(TASK MATERIAL)

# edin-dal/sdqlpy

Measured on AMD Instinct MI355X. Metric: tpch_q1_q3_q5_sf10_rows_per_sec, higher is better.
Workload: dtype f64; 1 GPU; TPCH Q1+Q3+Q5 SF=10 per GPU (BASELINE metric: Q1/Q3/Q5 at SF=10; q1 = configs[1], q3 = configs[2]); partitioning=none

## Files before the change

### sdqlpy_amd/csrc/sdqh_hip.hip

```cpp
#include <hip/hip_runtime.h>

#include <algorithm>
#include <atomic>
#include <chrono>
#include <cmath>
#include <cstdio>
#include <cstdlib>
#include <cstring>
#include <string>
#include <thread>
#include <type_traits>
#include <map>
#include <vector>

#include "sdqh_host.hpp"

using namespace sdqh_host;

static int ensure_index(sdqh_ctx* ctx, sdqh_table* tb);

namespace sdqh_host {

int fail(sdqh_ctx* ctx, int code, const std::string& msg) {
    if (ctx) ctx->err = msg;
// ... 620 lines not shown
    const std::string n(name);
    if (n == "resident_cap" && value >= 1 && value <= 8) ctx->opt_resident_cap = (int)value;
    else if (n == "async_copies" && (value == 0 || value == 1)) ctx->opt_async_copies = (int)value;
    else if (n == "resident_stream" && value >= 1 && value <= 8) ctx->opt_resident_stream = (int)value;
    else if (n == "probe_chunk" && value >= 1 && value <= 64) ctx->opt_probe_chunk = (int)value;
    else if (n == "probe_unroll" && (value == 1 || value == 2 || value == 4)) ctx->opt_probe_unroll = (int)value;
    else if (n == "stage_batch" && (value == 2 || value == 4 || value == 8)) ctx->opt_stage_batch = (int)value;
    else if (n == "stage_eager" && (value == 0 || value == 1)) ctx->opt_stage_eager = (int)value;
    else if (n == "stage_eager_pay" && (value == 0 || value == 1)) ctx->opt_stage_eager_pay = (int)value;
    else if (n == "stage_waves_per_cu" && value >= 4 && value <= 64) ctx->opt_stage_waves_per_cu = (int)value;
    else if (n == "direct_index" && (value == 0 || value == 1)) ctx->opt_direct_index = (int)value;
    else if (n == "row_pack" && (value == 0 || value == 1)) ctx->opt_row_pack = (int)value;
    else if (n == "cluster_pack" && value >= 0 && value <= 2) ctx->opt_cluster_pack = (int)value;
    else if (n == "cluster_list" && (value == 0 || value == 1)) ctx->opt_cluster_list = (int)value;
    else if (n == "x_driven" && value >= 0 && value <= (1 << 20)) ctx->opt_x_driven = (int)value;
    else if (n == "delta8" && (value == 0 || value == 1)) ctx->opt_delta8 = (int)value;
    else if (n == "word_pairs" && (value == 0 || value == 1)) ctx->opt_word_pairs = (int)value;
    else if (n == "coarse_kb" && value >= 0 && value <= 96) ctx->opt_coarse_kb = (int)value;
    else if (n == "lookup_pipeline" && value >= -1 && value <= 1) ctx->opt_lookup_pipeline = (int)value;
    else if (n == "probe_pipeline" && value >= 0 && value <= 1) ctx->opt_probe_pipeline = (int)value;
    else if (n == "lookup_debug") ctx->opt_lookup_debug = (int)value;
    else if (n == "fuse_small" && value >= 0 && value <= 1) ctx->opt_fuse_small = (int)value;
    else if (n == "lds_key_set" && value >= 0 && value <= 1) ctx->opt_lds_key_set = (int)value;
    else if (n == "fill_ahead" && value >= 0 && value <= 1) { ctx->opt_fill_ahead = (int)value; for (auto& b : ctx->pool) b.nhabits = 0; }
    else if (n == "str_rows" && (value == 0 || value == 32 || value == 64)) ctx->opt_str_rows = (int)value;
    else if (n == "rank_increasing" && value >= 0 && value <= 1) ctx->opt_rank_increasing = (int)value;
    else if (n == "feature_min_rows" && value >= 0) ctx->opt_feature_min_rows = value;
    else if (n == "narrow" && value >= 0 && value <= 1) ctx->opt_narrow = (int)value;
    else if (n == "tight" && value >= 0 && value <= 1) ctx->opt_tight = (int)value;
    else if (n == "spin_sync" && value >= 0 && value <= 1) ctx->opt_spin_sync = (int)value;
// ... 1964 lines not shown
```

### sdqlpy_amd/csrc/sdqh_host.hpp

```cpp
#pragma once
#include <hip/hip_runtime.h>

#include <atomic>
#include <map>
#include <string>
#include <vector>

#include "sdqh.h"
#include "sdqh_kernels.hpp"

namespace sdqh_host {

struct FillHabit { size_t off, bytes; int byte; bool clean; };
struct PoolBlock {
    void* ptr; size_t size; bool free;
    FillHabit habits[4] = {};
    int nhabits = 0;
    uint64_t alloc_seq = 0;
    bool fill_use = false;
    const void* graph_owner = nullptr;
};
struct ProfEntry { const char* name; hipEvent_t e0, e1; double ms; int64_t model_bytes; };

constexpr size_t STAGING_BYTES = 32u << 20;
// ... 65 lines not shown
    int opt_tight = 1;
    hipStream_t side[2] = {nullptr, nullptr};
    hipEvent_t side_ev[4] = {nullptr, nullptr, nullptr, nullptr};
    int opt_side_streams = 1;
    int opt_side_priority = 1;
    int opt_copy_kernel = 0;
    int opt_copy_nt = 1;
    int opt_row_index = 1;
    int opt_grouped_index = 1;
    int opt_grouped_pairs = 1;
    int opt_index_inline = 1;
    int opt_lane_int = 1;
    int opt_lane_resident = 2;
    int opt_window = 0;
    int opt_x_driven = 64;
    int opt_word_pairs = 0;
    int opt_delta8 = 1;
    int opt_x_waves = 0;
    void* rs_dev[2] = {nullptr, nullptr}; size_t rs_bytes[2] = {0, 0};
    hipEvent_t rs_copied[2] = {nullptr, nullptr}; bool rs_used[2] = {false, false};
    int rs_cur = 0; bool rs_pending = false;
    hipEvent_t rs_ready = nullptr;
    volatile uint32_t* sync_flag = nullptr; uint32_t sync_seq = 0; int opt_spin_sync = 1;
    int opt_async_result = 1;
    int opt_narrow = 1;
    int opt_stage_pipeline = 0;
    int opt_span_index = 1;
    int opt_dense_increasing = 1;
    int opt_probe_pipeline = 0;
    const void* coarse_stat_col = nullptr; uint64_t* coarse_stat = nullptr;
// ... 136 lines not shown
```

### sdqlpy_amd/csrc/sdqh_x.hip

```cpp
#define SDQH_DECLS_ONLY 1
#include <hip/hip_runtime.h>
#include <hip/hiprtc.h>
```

(End TASK MATERIAL)

* [REQUIRED ACTION]: The response must consist solely of the lines from the first line of the entries through the line containing "## Files before the change", repeated exactly.

* [RESULT FOR THIS EXERCISE]:
# edin-dal/sdqlpy

Measured on AMD Instinct MI355X. Metric: tpch_q1_q3_q5_sf10_rows_per_sec, higher is better.
Workload: dtype f64; 1 GPU; TPCH Q1+Q3+Q5 SF=10 per GPU (BASELINE metric: Q1/Q3/Q5 at SF=10; q1 = configs[1], q3 = configs[2]); partitioning=none

## Files before the change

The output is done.